Lorsqu’elle est distribuée sans contrôle et sans assistance médico-psycho-sociale suffisante, lorsque l’aspect multidisciplinaire du service est abandonné, la méthadone seule ne donne que peu de résultats (23, 25, 31, 36). En effet, des traitements sans encadrement et sans logique de soins partagés par les professionnels peuvent donner une réponse passive et standardisée qui minimise la relation interpersonnelle entre l’usager et le soignant (16). Si la réduction des méfaits amène de nouvelles perspectives ainsi que des méthodes de travail plus souples et indulgentes, elle n’aura par contre aucune portée si elle ne s’insère pas dans une logique de soins intégrant l’ensemble des services offerts par les professionnels (23). Cette logique de soin doit valoriser le lien avec la personne, un lieu pour réfléchir, pour faire confiance, pour développer le désir d’un changement. C’est souvent par un lien qu’a débuté la souffrance du toxicomane ; c’est souvent par un autre qu’il pourra développer l’espoir d’un mieux-être. La question n’est sans doute pas d’être pour ou contre la réduction des méfaits, mais de se demander ce que l’on fait avec un patient plus enclin à se faire quelque chose qu’à faire quelque chose pour lui (Nominé, 1995).

La réduction des méfaits soulève également une autre difficulté dans son application puisqu’elle peut être envisagée en tant que moyen et en tant que finalité. Toutes les actions entreprises en toxicomanie ont nécessairement comme finalité la réduction des méfaits, c’est-à-dire une action contre les conséquences négatives associées à l’usage des drogues (6). La réduction des méfaits en tant que moyen fait référence aux actions prises dans un contexte où la consommation est maintenue, se poursuit, est tolérée (6, 29). Des moyens de réduction des méfaits n’empêchent pas d’avoir l’abstinence comme objectif à long terme.

Dans ce sens, un organisme visant des objectifs de santé publique devrait adopter la réduction des méfaits en tant que finalité et viser principalement à réduire les conséquences négatives de l’usage. Les stratégies de réduction des méfaits adoptées par la santé publique sont développées pour les personnes qui continuent de consommer (29). Par contre, un centre de réadaptation offrant un traitement de substitution devrait privilégier l’approche de réduction des méfaits en tant que moyen et adopter une attitude de tolérance face à la consommation tout au long de la démarche du patient. L’approche de réduction des méfaits inclut ainsi plusieurs modalités d’intervention pouvant viser ou non une finalité d’abstinence.

Synthèse

Les centres offrant des traitements de substitution avec méthadone au Québec ont su développer une expertise et des services de qualité durant les dernières années.
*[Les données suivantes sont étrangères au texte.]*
# adamchang2000/DenseFusion

Measured on AMD Instinct MI355X. Metric: poses/sec (node) YCB-Video 1000 pts + 2 refine iters, higher is better.
Workload: dtype f32

## Files before the change

densefusion_amd/csrc/split_gemm.hip:

```cpp
#include "igemm.h"
#include <atomic>
#include <cstdint>
#ifdef DF_DEV
#include <map>
#include <mutex>
#include <tuple>
#endif

namespace df {
namespace {

typedef __bf16 bf16x8 __attribute__((ext_vector_type(8)));
typedef __bf16 bf16x2 __attribute__((ext_vector_type(2)));
typedef float f32x16 __attribute__((ext_vector_type(16)));
typedef float f32x2 __attribute__((ext_vector_type(2)));

constexpr int SBM = 128, SBN = 128, SBK = 32;
constexpr int PLANE_BYTES = 128 * 64;

__device__ __forceinline__ void cut3(float a0, float a1, unsigned &hi, unsigned &mid, unsigned &lo) {
  const bf16x2 h = __builtin_convertvector(f32x2{a0, a1}, bf16x2);
  hi = __builtin_bit_cast(unsigned, h);
  const float r0 = a0 - __builtin_bit_cast(float, hi << 16), r1 = a1 - __builtin_bit_cast(float, hi & 0xFFFF0000u);
  const bf16x2 m = __builtin_convertvector(f32x2{r0, r1}, bf16x2);
  mid = __builtin_bit_cast(unsigned, m);
  const float s0 = r0 - __builtin_bit_cast(float, mid << 16), s1 = r1 - __builtin_bit_cast(float, mid & 0xFFFF0000u);
  const bf16x2 l = __builtin_convertvector(f32x2{s0, s1}, bf16x2);
  lo = __builtin_bit_cast(unsigned, l);
}

__global__ void cut_planes_kernel(const float *__restrict__ w, __bf16 *__restrict__ planes, long elems, long stride) {
  const long i = (long)blockIdx.x * blockDim.x + threadIdx.x;
  if (i >= elems) return;
  unsigned h, m, l;
  cut3(w[i], 0.f, h, m, l);
  unsigned short *pl = reinterpret_cast<unsigned short *>(planes);
  pl[i] = (unsigned short)h; pl[stride + i] = (unsigned short)m; pl[2 * stride + i] = (unsigned short)l;
}

struct SplitArgs {
  const float *in; const __bf16 *wpl; const float *bias; const float *res; const float *prelu; float *out; float *colsum;
  long M, wplane;
  int N, K, in_ld, in_coff, out_ld, out_coff, res_ld, res_coff, act, rows_per_group, rows_valid, bias_group_ld;
  long z_in_coff, z_wgt, z_bias, z_out_coff;
  int tiles_m, tiles_n;
  long cs_rows;
};

__device__ __forceinline__ int piece(int row, int slot) { return row * 64 + ((slot ^ ((row >> 2) & 3)) << 4); }

__device__ __forceinline__ void split_epilogue(const SplitArgs &a, const f32x16 (&acc)[2][2], int z, long row0, int wrow, int nb, int fr, int fh, long cs_row) {
  const float slope = a.act == ACT_PRELU ? a.prelu[0] : 0.f;
  float *out = a.out + z * a.z_out_coff + a.out_coff;
  const float *bias = a.bias ? a.bias + z * a.z_bias : nullptr;
  const float *gbias = bias && a.bias_group_ld > 0 ? bias + (row0 / a.rows_per_group) * a.bias_group_ld : nullptr;
  const int grp = a.rows_per_group > 0 ? (int)(row0 / a.rows_per_group) : 0;
  const long left = a.M - row0;
  const int valid = a.rows_per_group > 0 ? a.rows_valid - (int)(row0 - (long)grp * a.rows_per_group) : (1 << 30);
  const int limit = (int)(left < valid ? left : valid);
#pragma unroll
  for (int j = 0; j < 2; ++j) {
    const int n = nb + j * 32 + fr;
    const float b1 = gbias ? gbias[n] : bias ? bias[n] : 0.f;
    float csum = 0.f;
#pragma unroll
    for (int i = 0; i < 2; ++i) {
      const int tb = wrow + i * 32 + 4 * fh;
      const long mb = row0 + tb;
      float r[16];
      if (a.res) {
#pragma unroll
        for (int e = 0; e < 16; ++e) {
          long m = mb + (e & 3) + 8 * (e >> 2);
          m = m < a.M ? m : a.M - 1;
          r[e] = a.res[m * a.res_ld + a.res_coff + n];
        }
      }
#pragma unroll
      for (int e = 0; e < 16; ++e) {
        const int tr = tb + (e & 3) + 8 * (e >> 2);
        const long m = row0 + tr;
        float v = acc[i][j][e] + b1;
        if (a.res) v += r[e];
        if (a.act == ACT_RELU) v = v > 0.f ? v : 0.f;
        else if (a.act == ACT_PRELU) v = v > 0.f ? v : v * slope;
        if (a.out && m < a.M) out[m * a.out_ld + n] = v;
        csum += tr < limit ? v : 0.f;
      }
    }
    if (a.colsum && cs_row < a.cs_rows) {
      csum += __shfl_xor(csum, 32);
      if (fh == 0) a.colsum[((size_t)z * a.cs_rows + (size_t)cs_row) * a.N + n] = csum;
    }
  }
}

__device__ __forceinline__ void split_epilogue_rows(const SplitArgs &a, const f32x16 (&acc)[2][2], int z, long row0, int wrow, int nb, int lane, long cs_row, float *blk) {
  const int fr = lane & 31, fh = lane >> 5;
  const float slope = a.act == ACT_PRELU ? a.prelu[0] : 0.f;
  const float *bias = a.bias ? a.bias + z * a.z_bias : nullptr;
  const float *gbias = bias && a.bias_group_ld > 0 ? bias + (row0 / a.rows_per_group) * a.bias_group_ld : nullptr;
  const int grp = a.rows_per_group > 0 ? (int)(row0 / a.rows_per_group) : 0;
  const long left = a.M - row0;
  const int valid = a.rows_per_group > 0 ? a.rows_valid - (int)(row0 - (long)grp * a.rows_per_group) : (1 << 30);
  const int limit = (int)(left < valid ? left : valid);
#pragma unroll
  for (int j = 0; j < 2; ++j) {
    const int n = nb + j * 32 + fr;
    const float b1 = gbias ? gbias[n] : bias ? bias[n] : 0.f;
    float csum = 0.f;
#pragma unroll
    for (int i = 0; i < 2; ++i)
#pragma unroll
      for (int e = 0; e < 16; ++e) {
        const int br = i * 32 + 4 * fh + (e & 3) + 8 * (e >> 2);
        float v = acc[i][j][e] + b1;
        if (!a.res) {
          if (a.act == ACT_RELU) v = v > 0.f ? v : 0.f;
          else if (a.act == ACT_PRELU) v = v > 0.f ? v : v * slope;
        }
        blk[br * 64 + j * 32 + fr] = v;
        csum += wrow + br < limit ? v : 0.f;
      }
    if (a.colsum && cs_row < a.cs_rows) {
      csum += __shfl_xor(csum, 32);
      if (fh == 0) a.colsum[((size_t)z * a.cs_rows + (size_t)cs_row) * a.N + n] = csum;
    }
  }
  if (!a.out) return;
  __builtin_amdgcn_fence(__ATOMIC_RELEASE, "wavefront");
  __builtin_amdgcn_wave_barrier();
  __builtin_amdgcn_fence(__ATOMIC_ACQUIRE, "wavefront");
  float *out = a.out + z * a.z_out_coff + a.out_coff;
  const int c4 = (lane & 15) * 4;
#pragma unroll 4
  for (int it = 0; it < 16; ++it) {
    const int br = it * 4 + (lane >> 4);
    const long m = row0 + wrow + br;
    float4 v = *reinterpret_cast<const float4 *>(blk + br * 64 + c4);
    if (m < a.M) {
      if (a.res) {
        const float4 r = *reinterpret_cast<const float4 *>(a.res + m * a.res_ld + a.res_coff + nb + c4);
        v.x += r.x; v.y += r.y; v.z += r.z; v.w += r.w;
        if (a.act == ACT_RELU) {
          v.x = v.x > 0.f ? v.x : 0.f; v.y = v.y > 0.f ? v.y : 0.f; v.z = v.z > 0.f ? v.z : 0.f; v.w = v.w > 0.f ? v.w : 0.f;
        } else if (a.act == ACT_PRELU) {
          v.x = v.x > 0.f ? v.x : v.x * slope; v.y = v.y > 0.f ? v.y : v.y * slope; v.z = v.z > 0.f ? v.z : v.z * slope; v.w = v.w > 0.f ? v.w : v.w * slope;
        }
      }
      *reinterpret_cast<float4 *>(out + m * a.out_ld + nb + c4) = v;
    }
  }
  __builtin_amdgcn_fence(__ATOMIC_RELEASE, "wavefront");
  __builtin_amdgcn_wave_barrier();
}

__global__ __launch_bounds__(256, 2) void gemm_split_bf16_kernel(const SplitArgs a) {
  __shared__ __attribute__((aligned(16))) unsigned char lds[6 * PLANE_BYTES];
  const int tid = threadIdx.x, lane = tid & 63, wave = tid >> 6;
  const int xcd = blockIdx.x & 7, seq = blockIdx.x >> 3;
  const int tm = (seq / a.tiles_n) * 8 + xcd, tn = seq % a.tiles_n;
  if (tm >= a.tiles_m) return;
  const int z = blockIdx.z;
  const long row0 = (long)tm * SBM;
  const int n0 = tn * SBN;
  const float *in = a.in + z * a.z_in_coff + a.in_coff;
  const __bf16 *wpl = a.wpl + z * a.z_wgt;

  const int srow0 = tid >> 2, srow1 = srow0 + 64, sslot = tid & 3;
  const int soff0 = piece(srow0, sslot), soff1 = piece(srow1, sslot);
  long r0 = row0 + srow0, r1 = row0 + srow1;
  r0 = r0 < a.M ? r0 : a.M - 1;
  r1 = r1 < a.M ? r1 : a.M - 1;
  const float *ag0 = in + r0 * a.in_ld + sslot * 8, *ag1 = in + r1 * a.in_ld + sslot * 8;
  const __bf16 *bg0 = wpl + (long)(n0 + srow0) * a.K + sslot * 8, *bg1 = wpl + (long)(n0 + srow1) * a.K + sslot * 8;
  float4 xa00, xa01, xa10, xa11, ya00, ya01, ya10, ya11;
  uint4 rb00, rb01, rb02, rb10, rb11, rb12;
#define SPLIT_FETCH_A(S, k0)                                                     \
  do {                                                                           \
    S##a00 = *reinterpret_cast<const float4 *>(ag0 + (k0));                      \
    S##a01 = *reinterpret_cast<const float4 *>(ag0 + (k0) + 4);                  \
    S##a10 = *reinterpret_cast<const float4 *>(ag1 + (k0));                      \
    S##a11 = *reinterpret_cast<const float4 *>(ag1 + (k0) + 4);                  \
  } while (0)
#define SPLIT_FETCH_B(k0)                                                        \
  do {                                                                           \
    rb00 = *reinterpret_cast<const uint4 *>(bg0 + (k0));                         \
    rb01 = *reinterpret_cast<const uint4 *>(bg0 + a.wplane + (k0));              \
    rb02 = *reinterpret_cast<const uint4 *>(bg0 + 2 * a.wplane + (k0));          \
    rb10 = *reinterpret_cast<const uint4 *>(bg1 + (k0));                         \
    rb11 = *reinterpret_cast<const uint4 *>(bg1 + a.wplane + (k0));              \
    rb12 = *reinterpret_cast<const uint4 *>(bg1 + 2 * a.wplane + (k0));          \
  } while (0)
#define SPLIT_STAGE1(x0, x1, off, b0, b1, b2)                                    \
  do {                                                                           \
    uint4 h, m, l;                                                               \
    cut3(x0.x, x0.y, h.x, m.x, l.x);                                             \
    cut3(x0.z, x0.w, h.y, m.y, l.y);                                             \
    cut3(x1.x, x1.y, h.z, m.z, l.z);                                             \
    cut3(x1.z, x1.w, h.w, m.w, l.w);                                             \
    *reinterpret_cast<uint4 *>(lds + (off)) = h;                                 \
    *reinterpret_cast<uint4 *>(lds + PLANE_BYTES + (off)) = m;                   \
    *reinterpret_cast<uint4 *>(lds + 2 * PLANE_BYTES + (off)) = l;               \
    *reinterpret_cast<uint4 *>(lds + 3 * PLANE_BYTES + (off)) = b0;              \
    *reinterpret_cast<uint4 *>(lds + 4 * PLANE_BYTES + (off)) = b1;              \
    *reinterpret_cast<uint4 *>(lds + 5 * PLANE_BYTES + (off)) = b2;              \
  } while (0)
#define SPLIT_STAGE(S)                                                           \
  do {                                                                           \
    SPLIT_STAGE1(S##a00, S##a01, soff0, rb00, rb01, rb02);                       \
    SPLIT_STAGE1(S##a10, S##a11, soff1, rb10, rb11, rb12);                       \
  } while (0)

  const int wr = wave >> 1, wc = wave & 1, fr = lane & 31, fh = lane >> 5;
  f32x16 acc[2][2];
#pragma unroll
  for (int i = 0; i < 2; ++i)
#pragma unroll
    for (int j = 0; j < 2; ++j)
#pragma unroll
      for (int e = 0; e < 16; ++e) acc[i][j][e] = 0.f;
  int offa[2][2], offb[2][2];
#pragma unroll
  for (int ks = 0; ks < 2; ++ks)
#pragma unroll
    for (int t = 0; t < 2; ++t) {
      offa[ks][t] = piece(wr * 64 + t * 32 + fr, ks * 2 + fh);
      offb[ks][t] = 3 * PLANE_BYTES + piece(wc * 64 + t * 32 + fr, ks * 2 + fh);
    }
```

Bien que le problème de l’accessibilité à ce type de service persiste, toutes les conditions semblent réunies pour qu’on puisse envisager un développement des traitements de substitution sur une plus grande échelle. Si l’efficacité des traitements de substitution avec méthadone est reconnue, il restera toujours à définir localement les conditions optimales et les objectifs des différentes modalités d’intervention. Les objectifs de santé publique visant une accessibilité maximale au traitement de substitution avec méthadone ont leur place, tout comme les objectifs spécifiques et plus coûteux de la réadaptation. L’intégration des différentes modalités de traitement sur un même continuum de services demeure une nécessité, particulièrement en ces temps de pénurie d’accessibilité. L’actualisation des concepts de la réduction des méfaits dans le cadre du traitement avec méthadone se poursuit et laisse entrevoir des innovations créatrices et prometteuses. Le développement d’une approche interdisciplinaire mieux définie, regroupant davantage l’expertise des divers professionnels impliqués dans le traitement de substitution, devrait permettre de diminuer le rapport coût/efficacité d’une duplication des services, tout en générant une approche beaucoup plus fine et mieux adaptée à la réalité de l’usager.